Background/context Patients opting for conservative management of end-stage renal failure in South Worcestershire frequently died in hospital and struggled to attend acute hospital outpatient appointments.
Aims To improve quality of life through a new hospice-based model of care for conservative management of end-stage renal failure, and provide opportunities for advanced care planning and increased choice in end of life care.
Approach Patients and carers attend a flexible afternoon day hospice ‘clinic’ which begins with lunch and offers assessments with:
An acute hospital nephrologist to proactively manage renal complications such as anaemia and fluid balance.

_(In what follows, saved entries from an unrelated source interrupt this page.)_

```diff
diff --git a/jxlatte_amd/csrc/wg3_block_record.h b/jxlatte_amd/csrc/wg3_block_record.h
--- /dev/null
+++ b/jxlatte_amd/csrc/wg3_block_record.h
@@ -0,0 +1,36 @@
+#pragma once
+#include <cstdint>
+#include <cstring>
+
+namespace jxl {
+
+struct Wg3Block {
+    uint32_t off, kx, kb, hfm;
+};
+static_assert(sizeof(Wg3Block) == 16, "four dwords per block record");
+constexpr uint32_t kWg3BlockFallback = 1u;
+constexpr int64_t kWg3RecMaxSamples = (int64_t)1 << 30;
+
+constexpr bool wg3_records_fit(int width, int height) { return (int64_t)width * height <= kWg3RecMaxSamples; }
+
+inline Wg3Block wg3_block_record(int cy, int cx, int ph, int pw, uint32_t cfl_zero, int32_t hf_mul, int cells_w, int tw, const float* kx_tab,
+                                 const float* kb_tab, bool fit) {
+    Wg3Block r{0u, 0u, 0u, 0u};
+    const float hf = (float)hf_mul;
+    std::memcpy(&r.hfm, &hf, 4);
+    const int py0 = cy * 8, px0 = cx * 8;
+    const int ty0 = py0 >> 6, tx0 = px0 >> 6, ty1 = (py0 + ph - 1) >> 6, tx1 = (px0 + pw - 1) >> 6;
+    const bool one_tile = ty0 == ty1 && tx0 == tx1;
+    if ((r.hfm & kWg3BlockFallback) || !fit || !one_tile) {
+        r.hfm |= kWg3BlockFallback;
+        if (!fit) return r;
+    }
+    r.off = (uint32_t)((((int64_t)cy * cells_w) + cx) << 6);
+    if (one_tile && !(cfl_zero & 1u)) {
+        std::memcpy(&r.kx, &kx_tab[(size_t)ty0 * tw + tx0], 4);
+        std::memcpy(&r.kb, &kb_tab[(size_t)ty0 * tw + tx0], 4);
+    }
+    return r;
+}
+
+}
```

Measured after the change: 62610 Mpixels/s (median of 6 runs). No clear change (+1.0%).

A palliative care CNS/consultant for symptom control, carer assessment and advanced care planning.
Complementary therapies and informal chaplaincy support are also provided. Details of advance care plans are communicated to primary and secondary care, and inclusion on GP end of life care registers recommended.
Evaluation included satisfaction surveys of patient/carers and monitoring planning for,and place of, end of life care. Excellent satisfaction scores were reported with very positive qualitative feedback. 69 patients were referred between 2010-13, with median age 83 (range 49-97 years) and high co-morbidity scores. Carer assessments enabled significant unmet supportive care needs to be addressed. Referrals to other community-based services were arranged as needed. Of the 52 patients who have died (75%), the majority (46, 88.5%) have died in community settings, with only 6 (11.5%) dying in hospital. Collaboration with renal services also facilitated transfer/community referral of other hospital patients dying with renal failure who would not previously have been identified for hospice care.
Application Increased quality of care and cost savings (from unscheduled care) have enabled on-going clinical commissioning group (CCG) funding. This accessible multi-disciplinary clinic may offer a new model of end of life care for the frail elderly, leading to CCG funding to pilot multi-disciplinary clinics for patients with other chronic diseases in partnership with the acute hospital trust.